Sicherungsverwahrung: 50.000 Euro für Gewaltverbrecher

Sicherungsverwahrung: 50.000 Euro für Gewaltverbrecher
Der Europäische Gerichtshof für Menschenrechte hat einen Einspruch der Bundesregierung gegen ein Grundrechtsurteil über die nachträgliche Sicherungsverwahrung zurückgewiesen.

Damit ist die Verurteilung Deutschlands wegen einer nachträglich verlängerten Sicherungsverwahrung eines Gewaltverbrechers rechtskräftig. Der Europäische Gerichtshof für Menschenrechte wies am Dienstag die von der Bundesregierung beantragte Überprüfung ab.

Deutschland muss nun dem mehrfach vorbestraften Gewaltverbrecher, der die Beschwerde in Straßburg einreichen ließ, 50.000 Euro Schmerzensgeld zahlen. Der Kläger wird seit über 18 Jahren im hessischen Schwalmstadt in Sicherungsverwahrung gehalten, weil er immer noch als gefährlich eingestuft wird.

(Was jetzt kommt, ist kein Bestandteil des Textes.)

template <int NW, int E, bool DBL>
__global__ void __launch_bounds__(NW > 4 ? 64 * NW : 256) __attribute__((amdgpu_waves_per_eu(sort_wpe(NW, E))))
k3_sort_lds(Ctx c, const uint64_t* __restrict__ items,
                                                    const uint32_t* __restrict__ hard_n)
{
    constexpr int IPW = NW >= 4 ? 1 : 4 / NW;
    constexpr int NWV = IPW * NW;
    constexpr int CAP = NW * 64 * E;
    constexpr int IDXB = CAP <= 256 ? 8 : 12;
    constexpr int KEYB = 64 - IDXB;
    constexpr uint64_t KMASK = (1ull << KEYB) - 1ull;
    constexpr int DPT = NW >= 4 ? 1 : 256 / (64 * NW);
    static_assert(CAP <= (1 << IDXB), "index does not fit");
#ifndef STARCH_M2_DB
#define STARCH_M2_DB 11
#endif
    constexpr int DB = CAP <= 128 ? 7 : (CAP <= 256 ? 8 : (CAP <= 1024 ? 10 : (CAP == 2048 ? STARCH_M2_DB : 11)));
    constexpr int NBIN = 1 << DB;
    constexpr int T = NW * 64;
    constexpr int BPT = NBIN / T;
#ifndef STARCH_LIM_NUM
#define STARCH_LIM_NUM 256
#endif
#ifndef STARCH_LIM2_NUM
#define STARCH_LIM2_NUM 512
#endif
    constexpr uint32_t LIMIT = STARCH_LIM_NUM / E;
    __shared__ uint64_t xk_all[IPW][CAP];
    __shared__ uint32_t vb_all[IPW][CAP];
    __shared__ uint16_t bst_all[IPW][NBIN + 2];
    constexpr int UR = NBIN > 256 * NW ? NBIN : 256 * NW;
    __shared__ uint32_t ur_all[IPW][UR];
    __shared__ uint32_t sc_all[IPW][NW + 1];
    constexpr int NB2 = NW == 1 ? 256 : 1024;
    constexpr uint32_t LIMIT2 = STARCH_LIM2_NUM / E;
    __shared__ uint32_t c2_all[IPW][NB2 + 1];
    __shared__ uint32_t sc2_all[IPW][NW + 1];
    __shared__ uint64_t red_all[NWV];
    __shared__ uint32_t wmax_all[NWV];
    __shared__ uint32_t flag_all[NWV];
    __shared__ uint32_t tc_all[NW + 1 > 5 ? NW + 1 : 5];
    uint32_t tacc = 0;
    const int tid = threadIdx.x, lane = tid & 63, wave = tid >> 6;
    const int g = wave / NW, wid = wave % NW, w0 = g * NW;
    uint64_t* xk = xk_all[g];
    uint32_t* wcnt = ur_all[g] + wid * 256;
    uint32_t* sc = sc_all[g];
    const uint64_t lt = lanemask_lt();
    constexpr uint32_t NONE = 0xFFFFFFFFu;
    const uint32_t nwk = gridDim.x * (uint32_t)IPW;
    const uint32_t e_end = hard_n ? *hard_n : 0u;
    uint32_t it_s = blockIdx.x * (uint32_t)IPW + (uint32_t)g;
    const uint32_t xs8 = blockIdx.x & 7u;
    const uint32_t s_end = hard_n ? e_end : c.qseg[xs8 + 1];
    const uint32_t s_nwk = hard_n ? nwk : (gridDim.x >> 3) * (uint32_t)IPW;
    if (!hard_n) it_s = c.qseg[xs8] + (blockIdx.x >> 3) * (uint32_t)IPW + (uint32_t)g;
    auto next_item = [&]() -> uint32_t {
        const uint32_t r = it_s < s_end ? it_s : NONE;
        it_s += s_nwk;
        return r;
    };
    uint32_t it = next_item();
    uint32_t it1 = it != NONE ? next_item() : NONE;
    GrpIn<E> cur, nxt;
    cur.item = it != NONE ? items[it] : 0ull;
    grp_load_vals<NW, E>(c, cur, it != NONE, wid, lane);
    grp_load_keys<NW, E, DBL>(c, cur, wid, lane);
    nxt.item = it1 != NONE ? items[it1] : 0ull;
    grp_load_vals<NW, E>(c, nxt, it1 != NONE, wid, lane);
    while (it != NONE) {
    const uint64_t item = cur.item;
    const uint32_t slot = it_slot(item), s = it_start(item), m = it_size(item);
    grp_finish_keys<NW, E, DBL>(cur);
    gsync<NW>();

    uint64_t k[E];
    uint64_t diff = 0;
#pragma unroll
    for (int e = 0; e < E; ++e) {
        const uint32_t i = (uint32_t)(wid * 64 * E + e * 64 + lane);
        if (i < m) {
            diff |= cur.kx[e] ^ cur.k0;
            k[e] = ((cur.kx[e] & KMASK) << IDXB) | i;
            vb_all[g][i] = cur.v[e] | (cur.ls[e] << 24);
        } else {
            k[e] = ~0ull;
        }
    }
    grp_load_keys<NW, E, DBL>(c, nxt, wid, lane);
    diff = wave_reduce_or64(diff);
    if constexpr (NW > 1) {
        if (lane == 0) red_all[wave] = diff;
        __syncthreads();
        diff = 0;
#pragma unroll
        for (int w = 0; w < NW; ++w) diff |= red_all[w0 + w];
    }
    if ((diff >> KEYB) && tid % (64 * NW) == 0) atomicOr(&c.L.ctr[C_ERR], 1u);

    bool moved = false;
    const uint64_t kdiff = diff & KMASK;
    if (kdiff) {
        uint16_t* bst = bst_all[g];
        uint32_t* bcur = ur_all[g];
        const int tg = wid * 64 + lane;
        const int hb = 63 - __clzll((long long)kdiff);
        const int lo = hb + 1 - DB > 0 ? hb + 1 - DB : 0;
        for (int q = tg; q < NBIN; q += T) bcur[q] = 0;
        gsync<NW>();
        uint32_t dg[E];
#pragma unroll
        for (int e = 0; e < E; ++e) {
            dg[e] = (uint32_t)((k[e] >> (lo + IDXB)) & (uint64_t)(NBIN - 1));
            if ((uint32_t)(wid * 64 * E + e * 64 + lane) < m) atomicAdd(&bcur[dg[e]], 1u);
        }
        gsync<NW>();
        uint32_t loc[BPT], sum = 0, mx = 0;
#pragma unroll
        for (int q = 0; q < BPT; ++q) {
            loc[q] = bcur[tg * BPT + q];
            sum += loc[q];
            mx = loc[q] > mx ? loc[q] : mx;
        }
        const uint32_t incl = wave_incl_scan_add(sum);
        uint32_t run = incl - sum;
        mx = wave_reduce_max(mx);
        if constexpr (NW > 1) {
            if (lane == 63) sc[wid] = incl;
            if (lane == 0) wmax_all[wave] = mx;
            __syncthreads();
            for (int w = 0; w < wid; ++w) run += sc[w];
            mx = 0;
            for (int w = 0; w < NW; ++w) mx = wmax_all[w0 + w] > mx ? wmax_all[w0 + w] : mx;
        }
        auto rank_place = [&](auto&& range_of) {
            uint32_t p[E];
#pragma unroll
            for (int e = 0; e < E; ++e) {
                const uint32_t j = (uint32_t)(wid * 64 * E + e * 64 + lane);
                p[e] = j;
                if (j < m) {
                    const uint64_t kj = xk[j];
                    uint32_t rs, re;
                    range_of(kj, rs, re);
                    p[e] = rs + rank_in(xk, rs, re, kj);
                    k[e] = kj;
                }
            }
            gsync<NW>();
#pragma unroll
            for (int e = 0; e < E; ++e) xk[p[e]] = k[e];
            gsync<NW>();
#pragma unroll
            for (int e = 0; e < E; ++e) k[e] = xk[wid * 64 * E + e * 64 + lane];
        };
        if (mx <= LIMIT) {
#pragma unroll
            for (int q = 0; q < BPT; ++q) { bst[tg * BPT + q] = run; bcur[tg * BPT + q] = run; run += loc[q]; }
            if (tg == T - 1) bst[NBIN] = run;
            gsync<NW>();
#pragma unroll
            for (int e = 0; e < E; ++e)
                if ((uint32_t)(wid * 64 * E + e * 64 + lane) < m) xk[atomicAdd(&bcur[dg[e]], 1u)] = k[e];
            gsync<NW>();
            rank_place([&](uint64_t kj, uint32_t& rs, uint32_t& re) {
                const uint32_t d = (uint32_t)((kj >> (lo + IDXB)) & (uint64_t)(NBIN - 1));
                rs = bst[d];
                re = bst[d + 1];
            });
            moved = true;
        } else if (lo > 0) {
            uint32_t* c2 = c2_all[g];
            uint32_t* sc2 = sc2_all[g];
            uint32_t nbl = 0;
#pragma unroll
            for (int q = 0; q < BPT; ++q) nbl += loc[q] > LIMIT ? 1u : 0u;
            const uint32_t binc = wave_incl_scan_add(nbl);
            uint32_t bb = binc - nbl, nbig = 0;
            if constexpr (NW > 1) {
                if (lane == 63) sc2[wid] = binc;
                __syncthreads();
                for (int w = 0; w < NW; ++w) { if (w < wid) bb += sc2[w]; nbig += sc2[w]; }
            } else {
                nbig = (uint32_t)__builtin_amdgcn_readlane((int)binc, 63);
            }
            uint32_t w2 = 0;
#ifndef STARCH_W2_MAX
#define STARCH_W2_MAX 6
#endif
            while (w2 < STARCH_W2_MAX && (nbig << (w2 + 1)) <= (uint32_t)NB2) ++w2;
            if (w2 > (uint32_t)lo) w2 = (uint32_t)lo;
            const int lo2 = lo - (int)w2;
            const uint32_t nb2 = nbig << w2;
#pragma unroll
            for (int q = 0; q < BPT; ++q) {
                bst[tg * BPT + q] = run;
                bcur[tg * BPT + q] = loc[q] > LIMIT ? (0x80000000u | ((bb++) << w2)) : run;
                run += loc[q];
            }
            if (tg == T - 1) bst[NBIN] = run;
            for (uint32_t q = (uint32_t)tg; q < nb2; q += T) c2[q] = 0;
            gsync<NW>();
            uint32_t b2[E];
#pragma unroll
            for (int e = 0; e < E; ++e) {
                b2[e] = ~0u;
                if ((uint32_t)(wid * 64 * E + e * 64 + lane) < m) {
                    const uint32_t x = bcur[dg[e]];
                    if (x >> 31) {
                        b2[e] = (x & 0x7FFFFFFFu) + (uint32_t)((k[e] >> (lo2 + IDXB)) & ((1ull << w2) - 1ull));
                        atomicAdd(&c2[b2[e]], 1u);
                    }
                }
            }
            gsync<NW>();
            constexpr int BPT2 = (NB2 + T - 1) / T;
            uint32_t l2[BPT2], s2 = 0, m2 = 0;
#pragma unroll
            for (int q = 0; q < BPT2; ++q) {
                const uint32_t ix = (uint32_t)(tg * BPT2 + q);
                l2[q] = ix < nb2 ? c2[ix] : 0u;
                s2 += l2[q];
                m2 = l2[q] > m2 ? l2[q] : m2;
            }
            const uint32_t inc2 = wave_incl_scan_add(s2);
            uint32_t r2 = inc2 - s2;
            m2 = wave_reduce_max(m2);
            if constexpr (NW > 1) {
                __syncthreads();
                if (lane == 63) sc2[wid] = inc2;
                if (lane == 0) wmax_all[wave] = m2;
                __syncthreads();
                for (int w = 0; w < wid; ++w) r2 += sc2[w];
                for (int w = 0; w < NW; ++w) m2 = wmax_all[w0 + w] > m2 ? wmax_all[w0 + w] : m2;
            }
#pragma unroll
            for (int q = 0; q < BPT2; ++q) {
                const uint32_t ix = (uint32_t)(tg * BPT2 + q);
                if (ix < nb2) c2[ix] = r2;
                r2 += l2[q];
            }
            gsync<NW>();
            if (m2 <= LIMIT2) {
                uint32_t sb[E];
#pragma unroll
                for (int e = 0; e < E; ++e) sb[e] = b2[e] != ~0u ? c2[bcur[dg[e]] & 0x7FFFFFFFu] : 0u;
                gsync<NW>();
#pragma unroll
                for (int e = 0; e < E; ++e) {
                    if ((uint32_t)(wid * 64 * E + e * 64 + lane) < m) {
                        const uint32_t p = b2[e] != ~0u ? bst[dg[e]] + atomicAdd(&c2[b2[e]], 1u) - sb[e]
                                                        : atomicAdd(&bcur[dg[e]], 1u);
                        xk[p] = k[e];
                    }
                }
                gsync<NW>();
                rank_place([&](uint64_t kj, uint32_t& rs, uint32_t& re) {
                    const uint32_t d = (uint32_t)((kj >> (lo + IDXB)) & (uint64_t)(NBIN - 1));
                    const uint32_t x = bcur[d];
                    if (x >> 31) {
                        const uint32_t base = x & 0x7FFFFFFFu;
                        const uint32_t b = base + (uint32_t)((kj >> (lo2 + IDXB)) & ((1ull << w2) - 1ull));
                        const uint32_t s0 = base ? c2[base - 1] : 0u;
                        rs = bst[d] + (b ? c2[b - 1] : 0u) - s0;
                        re = bst[d] + c2[b] - s0;
                    } else {
                        rs = bst[d];
                        re = bst[d + 1];
                    }
                });
                moved = true;
            }
        } else {
            gsync<NW>();
        }
    }
    bool lsd_moved = false;
    for (int dbit = 0; dbit < KEYB && !moved; dbit += 8) {
        if ((kdiff >> dbit & 0xffull) == 0) continue;
        for (int q = lane; q < 256; q += 64) wcnt[q] = 0;
        wave_sync_lds3();
        uint32_t dg[E], rk[E], ld[E], ret[E];
#pragma unroll
        for (int e = 0; e < E; ++e) {
            const uint32_t d = (uint32_t)((k[e] >> (dbit + IDXB)) & 255u);
            uint64_t peers = ~0ull;
#pragma unroll
            for (int bb = 0; bb < 8; ++bb) {
                const uint64_t bal = __ballot((d >> bb) & 1u);
                peers &= ((d >> bb) & 1u) ? bal : ~bal;
            }
            const uint32_t leader = (uint32_t)__ffsll((unsigned long long)peers) - 1u;
            dg[e] = d;
            ld[e] = leader;
            rk[e] = (uint32_t)__popcll(peers & lt);
            ret[e] = 0;
            if ((uint32_t)lane == leader) ret[e] = atomicAdd(&wcnt[d], (uint32_t)__popcll(peers));
        }
#pragma unroll
        for (int e = 0; e < E; ++e) rk[e] += (uint32_t)__shfl((int)ret[e], (int)ld[e], 64);
        gsync<NW>();
        {
            const int t = wid * 64 + lane;
            const bool has = t * DPT < 256;
            uint32_t loc[DPT], sum = 0;
#pragma unroll
            for (int q = 0; q < DPT; ++q) {
                uint32_t a = 0;
#pragma unroll
                for (int w = 0; w < NW; ++w) a += has ? ur_all[g][w * 256 + t * DPT + q] : 0u;
                loc[q] = a;
                sum += a;
            }
            const uint32_t incl = wave_incl_scan_add(sum);
            uint32_t run = incl - sum;
            if constexpr (NW > 1) {
                if (lane == 63) sc[wid] = incl;
                __syncthreads();
                for (int w = 0; w < wid; ++w) run += sc[w];
            }
#pragma unroll
            for (int q = 0; q < DPT && has; ++q) {
                uint32_t r = run;
#pragma unroll
                for (int w = 0; w < NW; ++w) {
                    const uint32_t xx = ur_all[g][w * 256 + t * DPT + q];
                    ur_all[g][w * 256 + t * DPT + q] = r;
                    r += xx;
                }
                run += loc[q];
            }
        }
        gsync<NW>();
#pragma unroll
        for (int e = 0; e < E; ++e) xk[rk[e] + wcnt[dg[e]]] = k[e];
        gsync<NW>();
#pragma unroll
        for (int e = 0; e < E; ++e) k[e] = xk[wid * 64 * E + e * 64 + lane];
        lsd_moved = true;
    }
    moved |= lsd_moved;
    if (!moved) {
#pragma unroll
        for (int e = 0; e < E; ++e) xk[wid * 64 * E + e * 64 + lane] = k[e];
    }
    gsync<NW>();
    bool tie_here = false;
#pragma unroll
    for (int e = 0; e < E; ++e) {
        const uint32_t j = (uint32_t)(wid * 64 * E + e * 64 + lane);
        if (j > 0 && j < m && ((xk[j - 1] ^ k[e]) >> IDXB) == 0) tie_here = true;
    }
    bool ties = __ballot(tie_here) != 0;
    if constexpr (NW > 1) {
        if (lane == 0) flag_all[wave] = ties ? 1u : 0u;
        __syncthreads();
        ties = false;
        for (int w = 0; w < NW; ++w) ties |= flag_all[w0 + w] != 0;
    }
    uint32_t hp[E];
    if (!ties) {
#pragma unroll
        for (int e = 0; e < E; ++e) hp[e] = (uint32_t)(wid * 64 * E + e * 64 + lane);
    } else {
        uint32_t carry = 0;
#pragma unroll
        for (int e = 0; e < E; ++e) {
            const uint32_t j = (uint32_t)(wid * 64 * E + e * 64 + lane);
            const bool head = j < m && (j == 0 || ((xk[j - 1] ^ k[e]) >> IDXB) != 0);
            uint32_t xx = wave_incl_scan_max<uint32_t>(head ? j : 0u);
            xx = xx > carry ? xx : carry;
            hp[e] = xx;
            carry = (uint32_t)__builtin_amdgcn_readlane((int)xx, 63);
        }
        if constexpr (NW > 1) {
            if (lane == 0) wmax_all[wave] = carry;
            __syncthreads();
            uint32_t pre = 0;
            for (int w = 0; w < wid; ++w) pre = wmax_all[w0 + w] > pre ? wmax_all[w0 + w] : pre;
#pragma unroll
            for (int e = 0; e < E; ++e) hp[e] = hp[e] > pre ? hp[e] : pre;
        }
    }
    uint32_t runs = 0, tcnt = 0;
    uint64_t tm[E];
#pragma unroll
    for (int e = 0; e < E; ++e) {
        const uint32_t j = (uint32_t)(wid * 64 * E + e * 64 + lane);
        const bool valid = j < m;
        const uint32_t vb = valid ? vb_all[g][(uint32_t)(k[e] & ((1u << IDXB) - 1u))] : 0u;
        const bool end = valid && (!ties || j + 1 == m || ((xk[j + 1] ^ k[e]) >> IDXB) != 0);
        emit_vals(c, slot, s, j, vb & 0xFFFFFFu, valid, hp[e], vb >> 24);
        const bool tie = end && j > hp[e];
        tm[e] = __ballot(tie);
        tcnt += (uint32_t)__popcll(tm[e]);
        tacc += tie ? j - hp[e] + 1u : 0u;
        runs += (uint32_t)__popcll(__ballot(end));
    }
    if (c.mode && lane == 0 && runs) atomicAdd(&c.L.runs[slot], runs);
    if (ties) {
        uint32_t tb = tie_reserve<NW>(c, tcnt, tc_all, wid, lane);
        uint64_t* tl = c.L.t[c.tsel];
#pragma unroll
        for (int e = 0; e < E; ++e) {
            const uint32_t j = (uint32_t)(wid * 64 * E + e * 64 + lane);
            if ((tm[e] >> lane) & 1ull) tl[tb + (uint32_t)__popcll(tm[e] & lt)] = mk_item(slot, s + hp[e], j - hp[e] + 1u, 0, 0);
            tb += (uint32_t)__popcll(tm[e]);
        }
    }
    const uint32_t it2 = it1 != NONE ? next_item() : NONE;
    cur = nxt;
    nxt.item = it2 != NONE ? items[it2] : 0ull;
    grp_load_vals<NW, E>(c, nxt, it2 != NONE, wid, lane);
    it = it1;
    it1 = it2;
    }
    tacc = wave_reduce_add<uint32_t>(tacc);
    if (lane == 0 && tacc) atomicAdd(c.L.ctr + C_TS0 + c.tsel, tacc);
}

Verstoß gegen die Europäische Menschenrechtskonvention

Der Gerichtshof widersprach mit dem Urteil dem Bundesverfassungsgericht, das 2004 die Beschwerde des Gewaltverbrechers zurückgewiesen hatte - mit dem Argument, Sicherungsverwahrung sei keine Strafe, sondern eine Maßregelung zum Schutz der Gesellschaft. Die Straßburger Richter befanden jedoch, dass Sicherungsverwahrung sehr wohl als Strafe zu betrachten sei.

Im Dezember hatte der EGMR in erster Instanz geurteilt, dass die rückwirkende Sicherungsverwahrung - nach dem Prinzip keine Strafe ohne Gesetz - ein Verstoß gegen die Europäische Menschenrechtskonvention sei. Zum Zeitpunkt der Verurteilung des Mannes 1986 war die Sicherungsverwahrung auf zehn Jahre begrenzt. Diese zeitliche Begrenzung der Sicherungsverwahrung wurde in Deutschland erst 1998 aufgehoben.

Justizministerin gegen "Alarmismus"

Bundesjustizministerin Sabine Leutheusser-Schnarrenberger (FDP) forderte nach dem Urteil eine umsichtige Diskussion. "Wir brauchen eine differenzierte Debatte über die Folgen und Perspektiven des heutigen Urteils und keinen Alarmismus", erklärte sie in Berlin. Die Konsequenzen müssten nun von den Staatsanwaltschaften und Gerichten im Einzelfall sorgfältig bewertet werden. Mit dem Urteil sei "ohne jeden Zweifel und abschließend geklärt, dass jede Gesetzgebung zu der Sicherungsverwahrung einem strikten Rückwirkungsverbot unterliegt".